═════ Material shown ═════
template <class F> __device__ __forceinline__ int sanitize(const CsvOpts &o, const F &f, uint32_t &a, uint32_t &b, uint32_t &npairs,
                                                           const uint32_t *qmask = nullptr, uint32_t qbase = 0) {
  a = 0; b = f.n; npairs = 0;
  uint32_t k;
  while (a < b && (k = space_prefix(f, a, b)) > 0) a += k;
  while (a < b && (k = space_suffix(f, a, b)) > 0) b -= k;
  if (o.quote == 0) return 0;
  if (b - a >= 1) {
    if (b - a == 1 && f[a] == o.quote) return TFGPU_ROW_QUOTE;
    if (f[a] == o.quote && f[b - 1] == o.quote) { a++; b--; }
  }
  if (qmask && !any_quote(qmask, qbase + a, qbase + b)) return 0;
  for (uint32_t i = a; i + 1 < b;) {
    if (f[i] == o.quote && f[i + 1] == o.quote) { npairs++; i += 2; } else i++;
  }
  if (!o.double_quote && npairs) return TFGPU_ROW_DOUBLE_QUOTE;
  return 0;
}

template <class F> __device__ __forceinline__ bool field_equals(const F &f, uint32_t a, uint32_t b, const uint8_t *s, uint32_t n) {
  if (b - a != n) return false;
  for (uint32_t i = 0; i < n; i++) if (f[a + i] != s[i]) return false;
  return true;
}
template <class F> __device__ __forceinline__ bool in_list(const CsvOpts &o, int first, int count, const F &f, uint32_t a, uint32_t b) {
  for (int i = 0; i < count; i++) {
    uint32_t s = o.list_off[first + i], e = o.list_off[first + i + 1];
    if (field_equals(f, a, b, o.list_data + s, e - s)) return true;
  }
  return false;
}

enum CsvKind : int32_t { CK_INT = SK_INT, CK_UINT = SK_UINT, CK_STR = SK_STR, CK_JSONNUM = SK_JSONNUM, CK_DATE = SK_TIME, CK_TIMESTAMP, CK_BOOL = SK_BOOL, CK_F32 = SK_F32, CK_DEFAULT,
                         CK_INTERVAL = SK_INTERVAL, CK_SYS  };
static_assert(CK_TIMESTAMP == 5 && CK_DEFAULT == 8 && CK_SYS == 10, "the tile kernels sort columns by these values");

struct CsvCol {
  int32_t field;
  int32_t kind;
  int32_t width;
  int32_t next;
  int64_t lo; uint64_t hi;
  void *values;
  int32_t *nanos;
  uint32_t *lens;
  uint32_t *fstart;
  uint32_t *patch;
};
static constexpr uint32_t PATCH_NONE = 0xFFFFFFFFu;

struct TCol {
  void *p0;
  void *p1;
  int16_t field;
  uint8_t kind;
  uint8_t width;
  int32_t ci;
};
static_assert(sizeof(TCol) == 24, "TCol is staged as three 8-byte words");

struct CsvParams {
  const uint8_t *data;
  uint64_t len;
  const uint32_t *row_start;
  const uint32_t *row_end;
  int64_t nrows;
  CsvOpts o;
  const CsvCol *cols;
  int32_t ncols;
  const int32_t *field_first;
  int32_t nfields_used;
  int32_t has_unmapped;
  const TCol *tcols;
  unsigned long long *dbg_phase;
  int32_t null_checks;
  uint8_t *err;
  int32_t *err_col;
  uint32_t *nerr;
  const uint32_t *gran_pre;
  int64_t ngran;
  uint32_t tile_bytes;
  int64_t ntiles;
  int64_t skip_rows;
  uint32_t *slow_n;
  uint32_t *slow_row;
  uint32_t *slow_end;
  uint32_t *last_end;
  int32_t ablate;
  uint32_t *gen_n;
  uint32_t *gen_tile;
  int32_t force_general;
  const struct CsvRun *runs;
  int32_t nruns;
  const struct CsvTask *tasks;
  const int32_t *wave_task;
  int32_t col_lanes;
  uint8_t *arena;
  const uint32_t *lcols;
  const uint32_t *lwave_ncols;
  uint32_t tile_cpt;
  uint32_t *spec;
  uint32_t cap_lines;
  uint32_t *ovf;
};

static constexpr uint32_t SP_AGG = 1u << 30, SP_INC = 2u << 30, SP_VAL = (1u << 30) - 1u;
__device__ __forceinline__ uint32_t spec_lookback(uint32_t *state, int64_t t, uint32_t own, int lane) {
  if (t == 0) { if (lane == 0) __atomic_store_n(&state[0], SP_INC | own, __ATOMIC_RELAXED); return 0u; }
  if (lane == 0) __atomic_store_n(&state[t], SP_AGG | own, __ATOMIC_RELAXED);
  uint32_t excl = 0;
  int64_t base = t - 1;
  for (;;) {
    const int64_t idx = base - lane;
    const uint32_t w = idx >= 0 ? __atomic_load_n(&state[idx], __ATOMIC_RELAXED) : SP_INC;
    const uint64_t inc = __ballot((w >> 30) == 2u), empty = __ballot((w >> 30) == 0u);
    const int fi = inc ? __ffsll((long long)inc) - 1 : 63;
    const uint64_t need = fi == 63 ? ~0ull : ((2ull << fi) - 1ull);
    if (empty & need) { __builtin_amdgcn_s_sleep(1); continue; }
    uint32_t v = lane <= fi ? (w & SP_VAL) : 0u;
    v = wave_scan_add(v);
    excl += (uint32_t)__shfl((int)v, 63, 64);
    if (inc) break;
    base -= 64;
  }
  if (lane == 0) __atomic_store_n(&state[t], SP_INC | ((excl + own) & SP_VAL), __ATOMIC_RELAXED);
  return excl;
}

__device__ __forceinline__ StrictOut strict_out(const CsvCol &c, int32_t kind) { return StrictOut{kind, c.width, c.lo, c.hi, c.values, c.nanos}; }
__device__ __forceinline__ void store_int(const CsvCol &c, int64_t r, int64_t v) { store_int(strict_out(c, c.kind), r, v); }

__device__ __forceinline__ void store_default(const CsvCol &c, int64_t r) {
  switch (c.kind) {
    case CK_SYS: break;
    case CK_STR: case CK_JSONNUM: c.lens[r] = (c.kind == CK_JSONNUM) ? 1u : 0u; c.fstart[r] = 0x7FFFFFFFu; if (c.kind == CK_JSONNUM) c.fstart[-1] = 1u; break;
    case CK_DATE: case CK_TIMESTAMP: store_default(strict_out(c, SK_TIME), r); break;
    default: store_default(strict_out(c, c.kind), r);
  }
}

template <class F>
__device__ __forceinline__ bool cell_is_null(const CsvOpts &o, const F &fv, uint32_t a, uint32_t b, uint32_t npairs) {
  if (o.quoted_strings_can_be_null) {
    uint32_t ta = a, tb = b;
    if (tb > ta && ((fv[ta] == '"' && fv[tb - 1] == '"') || (fv[ta] == '\'' && fv[tb - 1] == '\''))) { ta++; tb = tb > ta ? tb - 1 : ta; }
    return npairs == 0 && in_list(o, 0, o.n_null, fv, ta, tb);
  }
  if (o.strings_can_be_null) return npairs == 0 && in_list(o, 0, o.n_null, fv, a, b);
  return false;
}

template <class F> struct Patched {
  const F &f; uint32_t a, k, skip;
  __device__ __forceinline__ uint32_t operator[](uint32_t i) const { return i < k ? f[a + i] : i == k ? (uint32_t)'.' : f[a + i + skip - 1]; }
};
template <class T> __device__ int parsefloat_err(const T &t, uint32_t n) {
  if (n == 0) return 1;
  uint32_t p = 0;
  if (t[0] == '+' || t[0] == '-') p = 1;
  const uint32_t w = n - p;
  auto word = [&](const char *s, uint32_t l) { if (w != l) return false; for (uint32_t i = 0; i < l; i++) if (lower_(t[p + i]) != (uint32_t)s[i]) return false; return true; };
  if (word("inf", 3) || word("infinity", 8)) return 0;
  if (p == 0 && word("nan", 3)) return 0;
  for (uint32_t i = p; i < n; i++) if (t[i] == '_') return 2;
  if (w >= 2 && t[p] == '0' && lower_(t[p + 1]) == 'x') return 2;
  uint32_t nd = 0;
  while (p < n && dg(t[p])) { nd++; p++; }
  if (p < n && t[p] == '.') { p++; while (p < n && dg(t[p])) { nd++; p++; } }
  if (!nd) return 1;
  if (p < n && lower_(t[p]) == 'e') {
    p++;
    if (p < n && (t[p] == '+' || t[p] == '-')) p++;
    if (p >= n || !dg(t[p])) return 1;
    while (p < n && dg(t[p])) p++;
  }
  if (p != n) return 1;
  return jsonnum_overflow(t, n) ? 1 : 0;
}

template <class F>
__device__ int parse_cell(const CsvOpts &o, const CsvCol &c, int64_t r, const F &fv, uint32_t a, uint32_t b, uint32_t npairs, uint64_t abs_start) {
  switch (c.kind) {
    case CK_INT: case CK_UINT: case CK_INTERVAL:
      if (cell_is_null(o, fv, a, b, npairs)) { store_default(c, r); return 0; }
      if (npairs) return TFGPU_ROW_CAST;
      return strict_cell(strict_out(c, c.kind), o.cast_tp, o.p128, r, fv, a, b);
    case CK_STR: case CK_JSONNUM: {
      if (c.kind == CK_STR && cell_is_null(o, fv, a, b, npairs)) { c.lens[r] = 0; c.fstart[r] = 0x7FFFFFFFu; return 0; }
      if (c.kind == CK_JSONNUM && o.dp_len && !npairs && b - a >= o.dp_len) {
        uint32_t k = PATCH_NONE;
        for (uint32_t i = a; i + o.dp_len <= b && k == PATCH_NONE; i++) {
          bool eq = true;
          for (uint32_t j = 0; j < o.dp_len && eq; j++) eq = fv[i + j] == o.dp[j];
          if (eq) k = i - a;
        }
        if (k != PATCH_NONE) {
          const Patched<F> pt{fv, a, k, o.dp_len};
          const uint32_t pn = (b - a) - o.dp_len + 1;
          const int pe = parsefloat_err(pt, pn);
          if (pe == 2) return TFGPU_ROW_HOST_FALLBACK;
          if (pe == 0) {
            struct View { const Patched<F> &t; __device__ uint32_t operator[](uint32_t i) const { return t[i]; } } v{pt};
            if (!json_number_ok(v, 0, pn)) return TFGPU_ROW_CAST;
            c.lens[r] = pn; c.fstart[r] = (uint32_t)(abs_start + a); c.patch[r] = k;
            return 0;
          }
        }
      }
      if (c.kind == CK_JSONNUM && (npairs || !json_number_ok(fv, a, b))) return TFGPU_ROW_CAST;
      c.lens[r] = (b - a) - npairs;
      c.fstart[r] = (uint32_t)(abs_start + a) | (npairs ? 0x80000000u : 0u);
      if (npairs) c.fstart[-1] = 1u;
      return 0;
    }
    case CK_DATE: case CK_TIMESTAMP: {
      if (npairs) return TFGPU_ROW_CAST;
      int64_t sec = 0; int32_t ns = 0;
      if (c.kind == CK_TIMESTAMP ? parse_int64(fv, a, b, false, &sec) == 0
                                 : (o.user_tp.n && gotime_parse_any(o.user_tp, fv, a, b, &sec, &ns))) {
        ((int64_t *)c.values)[r] = sec;
        c.nanos[r] = ns;
        return 0;
      }
      return strict_cell(strict_out(c, SK_TIME), o.cast_tp, o.p128, r, fv, a, b);
    }
    case CK_BOOL: {
      int v;
      if (npairs) return TFGPU_ROW_CAST;
      if (o.strings_can_be_null && in_list(o, 0, o.n_null, fv, a, b)) v = 0;
      else if (in_list(o, o.n_null, o.n_true, fv, a, b)) v = 1;
      else if (in_list(o, o.n_null + o.n_true, o.n_false, fv, a, b)) v = 0;
      else return strict_cell(strict_out(c, c.kind), o.cast_tp, o.p128, r, fv, a, b);
      ((uint8_t *)c.values)[r] = (uint8_t)v;
      return 0;
    }
    case CK_F32: {
      if (npairs) return TFGPU_ROW_CAST;
      if (o.dp_len && b - a >= o.dp_len) {
        uint32_t k = PATCH_NONE;
        for (uint32_t i = a; i + o.dp_len <= b && k == PATCH_NONE; i++) {
          bool eq = true;
          for (uint32_t j = 0; j < o.dp_len && eq; j++) eq = fv[i + j] == o.dp[j];
          if (eq) k = i - a;
        }
        if (k != PATCH_NONE) {
          const Patched<F> pt{fv, a, k, o.dp_len};
          const uint32_t pn = (b - a) - o.dp_len + 1;
          const int pe = parsefloat_err(pt, pn);
          if (pe == 2) return TFGPU_ROW_HOST_FALLBACK;
          if (pe == 0) return strict_cell(strict_out(c, c.kind), o.cast_tp, o.p128, r, pt, 0, pn);
        }
      }
      return strict_cell(strict_out(c, c.kind), o.cast_tp, o.p128, r, fv, a, b);
    }
    default:
      return TFGPU_ROW_HOST_FALLBACK;
  }
}

__device__ void parse_line_hbm(const CsvParams &p, const bool have_row, const int64_t r, uint64_t pos, const uint64_t end ) {
  const uint64_t row0 = pos;
  MemBytes scan(p.data), fld(p.data);
  const CsvOpts &o = p.o;
  int rerr = 0, rerr_col = -1, miss_col = 0x7FFFFFFF, cerr = 0, cerr_col = 0x7FFFFFFF;
  const bool nil_line = have_row && (end - pos) <= 1;
  if (have_row && o.quote == 0) {
    for (uint64_t q = pos; q < end; q++) if (scan.at(q) == '"') { rerr = TFGPU_ROW_QUOTING_DISABLED; rerr_col = -1; break; }
  }
  if (have_row && o.multiline) {
    for (uint64_t q = pos; q + 2 < end; q++) if (scan.at(q) == '\n' && scan.at(q + 1) == '\n') { rerr = TFGPU_ROW_HOST_FALLBACK; rerr_col = -1; break; }
  }
  bool active = have_row && !nil_line;
  bool in_quotes = false; uint32_t prev = 0xFFFFFFFFu;
  int32_t nfields = 0;
  bool seen_delim = false;
  for (int32_t f = 0;; f++) {
    uint64_t fs = pos, fe = pos; bool last = false;
    if (active) {
      while (true) {
        if (pos >= end) { last = true; fe = end; break; }
        uint32_t ch = scan.at(pos);
        if (o.escape != 0 && prev == o.escape && in_quotes) { prev = ch; pos++; continue; }
        if (o.quote != 0 && ch == o.quote) { in_quotes = !in_quotes; prev = ch; pos++; continue; }
        if (ch == o.delim && !in_quotes) { fe = pos; pos++; seen_delim = true; prev = ch; break; }
        prev = ch; pos++;
      }
      if (last && !seen_delim) fs = row0 + 1 <= end ? row0 + 1 : end;
    }
    const bool has_field = active;
    if (!__any(has_field) && f >= p.nfields_used) break;
    Field fv{&fld, fs, (uint32_t)(fe - fs)};
    uint32_t a = 0, b = 0, npairs = 0;
    const int32_t first_col = f < p.nfields_used ? p.field_first[f] : -1;
    if (has_field) {
      int e = sanitize(o, fv, a, b, npairs);
      if (e && !rerr) { rerr = e; rerr_col = first_col; }
      nfields = f + 1;
    }
    for (int32_t ci = first_col; ci >= 0; ci = p.cols[ci].next) {
      const CsvCol &c = p.cols[ci];
      if (!have_row || rerr) continue;
      if (!has_field) {
        if (o.include_missing) store_default(c, r); else if (ci < miss_col) miss_col = ci;
        continue;
      }
      int err = parse_cell(o, c, r, fv, a, b, npairs, fs);
      if (err && ci < cerr_col) { cerr = err; cerr_col = ci; }
    }
    if (last) active = false;
  }
  if (!have_row) return;
  if (!rerr) {
    for (int32_t ci = 0; ci < p.ncols; ci++) {
      const CsvCol &c = p.cols[ci];
      if (c.field < 0) { store_default(c, r); continue; }
      if (c.field >= nfields) {
        if (c.field < p.nfields_used && !nil_line) continue;
        if (o.include_missing) store_default(c, r); else { if (ci < miss_col) miss_col = ci; break; }
      }
    }
  }
  int err = rerr, err_col = rerr_col;
  if (!err && miss_col != 0x7FFFFFFF) { err = TFGPU_ROW_MISSING_CELL; err_col = miss_col; }
  if (!err && cerr) { err = cerr; err_col = cerr_col; }
  p.err[r] = (uint8_t)err;
  if (err) { p.err_col[r] = err_col; atomicAdd(p.nerr, 1u); }
}

__global__ void __launch_bounds__(256) csv_parse_rows(CsvParams p) {
  const int64_t r = (int64_t)blockIdx.x * blockDim.x + threadIdx.x;
  const bool have_row = r < p.nrows;
  parse_line_hbm(p, have_row, r, have_row ? p.row_start[r] : 0, have_row ? (p.row_end ? p.row_end[r] : p.row_start[r + 1]) : 0);
}

__global__ void __launch_bounds__(64) csv_parse_listed(CsvParams p) {
  const uint32_t n = *p.slow_n;
  for (uint64_t base = (uint64_t)blockIdx.x * 64; base < n; base += (uint64_t)gridDim.x * 64) {
    const uint64_t i = base + threadIdx.x;
    const int64_t line = i < n ? (int64_t)p.slow_row[i] : -1;
    const bool have_row = i < n && line >= p.skip_rows;
    uint64_t end = 0, pos = 0;
    if (have_row) {
      end = (uint64_t)p.slow_end[i] + 1;
      pos = end - 1;
      MemBytes back(p.data);
      while (pos > 0 && back.at(pos - 1) != '\n') pos--;
    }
    parse_line_hbm(p, have_row, line - p.skip_rows, pos, end);
  }
}

#ifndef TF_CT_THREADS
#define TF_CT_THREADS 512
#endif
static constexpr int CT_THREADS = TF_CT_THREADS;
static constexpr uint32_t CT_WAVES = CT_THREADS / 64;
static_assert((CT_WAVES & (CT_WAVES - 1)) == 0, "wave count must be a power of two");
static constexpr int CT_T = NL_TILE;
static constexpr int CT_SPILL = 4096;
static constexpr int CT_BYTES = CT_T + CT_SPILL;
static constexpr int CT_CPT = CT_BYTES / 16 / CT_THREADS;
static constexpr int CT_FCAP = 4096;
static constexpr int CT_RCAP = 256;
static constexpr int CT_LCOLS = 192;
static_assert(CT_CPT * 16 * CT_THREADS == CT_BYTES, "tile must divide evenly");
static_assert(CT_BYTES <= 32768, "positions are 15-bit");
═════
→ Requirement
Output each line of the records above exactly, beginning at the first, and stop once the line containing "uint32_t k;" has been output.

→ Finished task
template <class F> __device__ __forceinline__ int sanitize(const CsvOpts &o, const F &f, uint32_t &a, uint32_t &b, uint32_t &npairs,
                                                           const uint32_t *qmask = nullptr, uint32_t qbase = 0) {
  a = 0; b = f.n; npairs = 0;
  uint32_t k;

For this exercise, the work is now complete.